For parents litigating retroactive child support claims in Miami-Dade County, the practical implication is that documentary evidence of every payment made for the child’s benefit during the retroactive period should be gathered, organized, and presented to the court. Credit card statements, bank records, receipts, wire transfer confirmations, and similar documentation are essential to establishing the credit to which an obligor parent may be entitled. A failure to document these payments can result in the court overlooking expenditures that the obligor parent made on behalf of the child during the relevant period.

Entitlement to Credit Under Williams v. Gonzalez

The Florida District Court of Appeal in Williams v. Gonzalez, 294 So. 3d 941 (Fla. Dist. Ct. App. 2020), confirmed that the obligor parent is entitled to credit for any payments that would qualify under Florida Statute Section 61.30(17)(b) that occurred during the retroactive support period. This appellate authority establishes credit as a matter of entitlement, not a matter of discretion, once qualifying payments are established. The practical significance of this holding is that courts are not free to ignore or minimize documented payments made during the retroactive period simply because they were not made pursuant to a formal court order.

The Florida appellate framework thus draws a meaningful distinction between credits in an initial retroactive award and credits claimed against arrears that have already accrued under a pre-existing court order. In the initial determination context, the statute’s express mandate to consider all actual payments operates as a mechanism for calculating the true net retroactive obligation rather than a gross figure untethered from the financial reality of the retroactive period. Attorneys practicing family law in Miami and South Florida should ensure that retroactive support calculations presented to the court account for this credit mechanism.

The Voluntary Payment Rule and Its Interaction with the Retroactive Credit Analysis

A separate but related body of Florida case law addresses the treatment of voluntary payments made outside of a court order. Under the general rule articulated in Rodriguez v. Rodriguez, 994 So. 2d 1157 (Fla. Dist. Ct. App. 2008), payments made by a party voluntarily and not pursuant to a court order are generally not credited against child support arrearages absent a showing of compelling equitable circumstances. At first glance, this rule might appear to conflict with the statutory mandate to consider all actual payments made during the retroactive period.

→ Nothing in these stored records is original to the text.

IA_DEV void stage_rows32(__amdgpu_buffer_rsrc_t rs, char* slot, size_t row0, int nvalid, int ld, int col0, int lane) {
#pragma unroll
  for (int i = 0; i < 4; ++i) {
    const int row = i * 8 + (lane >> 3);
    const int c = (lane & 7) ^ swz_b128(row);
    uint32_t off = (uint32_t)(((row0 + row) * ld + col0 + c * 8) * 2);
    if (row >= nvalid) off = OOB;
    __builtin_amdgcn_raw_ptr_buffer_load_lds(rs, IA_LDS(slot + i * 1024), 16, off, 0, 0, 0);
  }
// ... 53 lines not shown
    *reinterpret_cast<bf16x4*>(w + 64 + rg * 16) = c;
  }
  asm volatile("s_waitcnt lgkmcnt(0)" ::: "memory");
  float cs[8];
#pragma unroll
  for (int j = 0; j < 8; ++j) cs[j] = 0.f;
#pragma unroll
  for (int i = 0; i < 4; ++i) {
    const int row = i * 8 + (lane >> 3), c = lane & 7;
    const bf16x8 v = *reinterpret_cast<const bf16x8*>(slot + row * EPI_ROW + c * 16);
    if (row < nrows) {
      *reinterpret_cast<bf16x8*>(out + (size_t)row * ld + c * 8) = v;
      if (cs_out) {
#pragma unroll
        for (int j = 0; j < 8; ++j) cs[j] += bf2f(v[j]);
      }
    }
  }
  if (cs_out) {
#pragma unroll
    for (int j = 0; j < 8; ++j) {
      float x = cs[j];
      x += ia_dpp<0x128>(x);
      cs[j] = ia_add_xor32(ia_add_xor16(x));
    }
    if (lane < 8) {
      *reinterpret_cast<f32x4*>(cs_out + lane * 8) = f32x4{cs[0], cs[1], cs[2], cs[3]};
      *reinterpret_cast<f32x4*>(cs_out + lane * 8 + 4) = f32x4{cs[4], cs[5], cs[6], cs[7]};
    }
  }
}
IA_DEV void zero_cs_row(float* cs_out, int lane) {
  if (lane < 16) *reinterpret_cast<f32x4*>(cs_out + lane * 4) = f32x4{0.f, 0.f, 0.f, 0.f};
}

namespace fwd3 {
constexpr int k_slot(int s) { return s == 2 ? 32768 : s * 8192; }
constexpr int v_slot(int s) { return s == 2 ? 40960 : 16384 + s * 8192; }
constexpr int Q_OFF = 32768, EPI_OFF = 0, TAB_OFF = 49152, SMEM = TAB_OFF + MAX_KT * 8;
constexpr uint32_t L_LO_BITS = 0x0D800000u, L_HI_BITS = 0x5D800000u;
constexpr float NEG_BIG = -1e30f;
constexpr uint32_t NEG_BIG_BF16 = 0xF14Au;

template <int OFF>
IA_DEV bf16x8 lds_read_b128(uint32_t addr) {
  bf16x8 d;
  asm volatile("ds_read_b128 %0, %1 offset:%2" : "=v"(d) : "v"(addr), "n"(OFF));
  return d;
}
template <int N>
IA_DEV void frag_wait(bf16x8 (&f)[8]) {
  asm volatile("s_waitcnt lgkmcnt(%8)" : "+v"(f[0]), "+v"(f[1]), "+v"(f[2]), "+v"(f[3]), "+v"(f[4]), "+v"(f[5]), "+v"(f[6]), "+v"(f[7]) : "n"(N));
}
IA_DEV float swap32(float x) {
  float a = x, b = x;
  asm volatile("s_nop 1\n\tv_permlane32_swap_b32 %0, %1\n\ts_nop 1" : "+v"(a), "+v"(b));
  return (threadIdx.x & 32) ? a : b;
}
IA_DEV f32x16 mfma(bf16x8 a, bf16x8 b, f32x16 c) { return __builtin_amdgcn_mfma_f32_32x32x16_bf16(a, b, c, 0, 0, 0); }

struct Lane {
  uint32_t ka[4];
  uint32_t v0, v1;
  uint32_t dk0, dk1, dv0, dv1;
};

// ... 78 lines not shown
  row.l_run *= alpha;
#pragma unroll
  for (int r = 0; r < 16; ++r) {
    s[r] = __builtin_amdgcn_exp2f(s[r] - m_new);
    o0[r] *= alpha; o1[r] *= alpha;
  }
  if (other) {
#pragma unroll
    for (int r = 0; r < 16; ++r) (*other)[r] += shift;
  }
}
}

template <bool DROPOUT, int QB>
__global__ __launch_bounds__(256, QB == 1 ? 3 : 2) void attn_fwd3_kernel(AttnArgs p) {
  using namespace fwd3;
  constexpr int ROWS = 128 * QB;
  constexpr int QX_OFF = SMEM;
  __shared__ __attribute__((aligned(16))) char smem[SMEM + (QB - 1) * 16384];
  uint32_t (*s_valid)[2] = reinterpret_cast<uint32_t (*)[2]>(smem + TAB_OFF);
  const int tid = threadIdx.x, lane = tid & 63, hh = lane >> 5, lq = lane & 31;
  const int wave = __builtin_amdgcn_readfirstlane(tid >> 6);
  int tile, h, b;
  attn_block_coords(p, (p.Lq + ROWS - 1) / ROWS, tile, h, b);
  int Lq = p.Lq, L = p.Lk;
  size_t qbase = (size_t)b * Lq, rowbase = (size_t)b * L;
  if (p.cu) {
    const int c0 = p.cu[b];
    Lq = L = p.cu[b + 1] - c0;
    qbase = rowbase = (size_t)c0;
    if (tile * ROWS >= Lq) return;
  }
  const int q0 = tile * ROWS + wave * 32 * QB;
  const bool active = q0 < Lq;
  const uint32_t win = (uint32_t)(((size_t)(L - 1) * p.ld_kv + 64) * 2);
  const __amdgpu_buffer_rsrc_t rsK = ia_rsrc(p.k + rowbase * p.ld_kv + h * 64, win);
  const __amdgpu_buffer_rsrc_t rsV = ia_rsrc(p.v + rowbase * p.ld_kv + h * 64, win);
  const uint32_t sbase = lds_addr(smem);
  const uint32_t tile_bytes = (uint32_t)p.ld_kv * 128u;
  const int nkt_all = (L + 63) >> 6;

  Lane ln;
  {
    const uint32_t a0 = (uint32_t)(lq * 128 + ((hh ^ swz_b128(lq)) << 4));
#pragma unroll
    for (int kb = 0; kb < 4; ++kb) ln.ka[kb] = sbase + (a0 ^ (uint32_t)(kb << 5));
    ln.v0 = sbase + tr_lane_off(lane, 0); ln.v1 = sbase + tr_lane_off(lane, 32);
    const int r0 = tid >> 3, r1 = 32 + (tid >> 3), c = tid & 7;
    ln.dk0 = (uint32_t)((r0 * p.ld_kv + (c ^ swz_b128(r0)) * 8) * 2); ln.dk1 = (uint32_t)((r1 * p.ld_kv + (c ^ swz_b128(r1)) * 8) * 2);
    ln.dv0 = (uint32_t)((r0 * p.ld_kv + (c ^ swz_tr(r0)) * 8) * 2);   ln.dv1 = (uint32_t)((r1 * p.ld_kv + (c ^ swz_tr(r1)) * 8) * 2);
  }
  typedef __attribute__((address_space(3))) char lds_char;
  lds_char* const lsm = (lds_char*)IA_LDS(smem);
  auto stage_k = [&](auto SLOT_T, int kt) {
    constexpr int S = decltype(SLOT_T)::value;
    const uint32_t so = (uint32_t)kt * tile_bytes;
    __builtin_amdgcn_raw_ptr_buffer_load_lds(rsK, (lsm + k_slot(S) + wave * 1024), 16, ln.dk0, so, 0, 0);
    __builtin_amdgcn_raw_ptr_buffer_load_lds(rsK, (lsm + k_slot(S) + 4096 + wave * 1024), 16, ln.dk1, so, 0, 0);
  };
  auto stage_v = [&](auto SLOT_T, int kt) {
    constexpr int S = decltype(SLOT_T)::value;
    const uint32_t so = (uint32_t)kt * tile_bytes;
    __builtin_amdgcn_raw_ptr_buffer_load_lds(rsV, (lsm + v_slot(S) + wave * 1024), 16, ln.dv0, so, 0, 0);
    __builtin_amdgcn_raw_ptr_buffer_load_lds(rsV, (lsm + v_slot(S) + 4096 + wave * 1024), 16, ln.dv1, so, 0, 0);
  };
  using S0 = std::integral_constant<int, 0>; using S1 = std::integral_constant<int, 1>; using S2 = std::integral_constant<int, 2>;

However, these two legal principles operate in different contexts. The voluntary payment rule from Rodriguez v. Rodriguez primarily addresses situations where a support obligation has already been established by court order and the obligor seeks to offset accrued arrears by pointing to voluntary expenditures made outside the order’s framework. In contrast, the statutory credit mechanism under Florida Statute Section 61.30(17)(b) applies in the context of computing an initial retroactive award, where no prior court order existed during the retroactive period. Because no court order governed the parties’ conduct during an initial retroactive period, the retroactive award is being established for the first time, and the statute’s instruction to consider all actual payments for the child’s benefit applies directly to ensure an accurate and fair net award.

The distinction matters considerably in Miami-Dade County family court practice. A parent who made substantial informal financial contributions to a child’s support during a period before any court order was entered stands in a meaningfully different legal position than a parent who seeks to offset arrears accumulated under an existing order by claiming credit for voluntary expenditures made outside that order’s terms. Florida Statute Section 61.30 and the appellate authority interpreting it provide clear support for crediting the former category of payments in the initial retroactive determination context.

Retroactive Child Support in Modification Proceedings: A Different Legal Standard

The Filing Date as the Hard Retroactivity Boundary in Modifications

Florida law draws a sharp and consequential distinction between retroactivity in initial child support determinations and retroactivity in proceedings to modify an existing child support order. While the initial determination framework under Florida Statute Section 61.30 allows the court to reach back up to 24 months before the petition was filed, the modification framework under Florida Statute Section 61.14 imposes a categorically different rule: retroactive modification of a child support obligation may not be imposed prior to the date the petition seeking modification was filed.

The Florida appellate courts have consistently enforced this boundary. In Carmack v. Carmack, 316 So. 3d 396 (Fla. Dist. Ct. App. 2021), the court confirmed that a retroactive child support obligation may not be imposed prior to the date the petition seeking modification was filed, and that Florida Statute Section 61.14(1)(a) allows modification retroactive only to the date of the filing of the action or supplemental action for modification. This rule reflects the principle that once a court order governing support is in place, parties are entitled to rely on that order until it is lawfully modified, and a court order modifying support should not reach back beyond the date that the party seeking modification initiated the formal court process.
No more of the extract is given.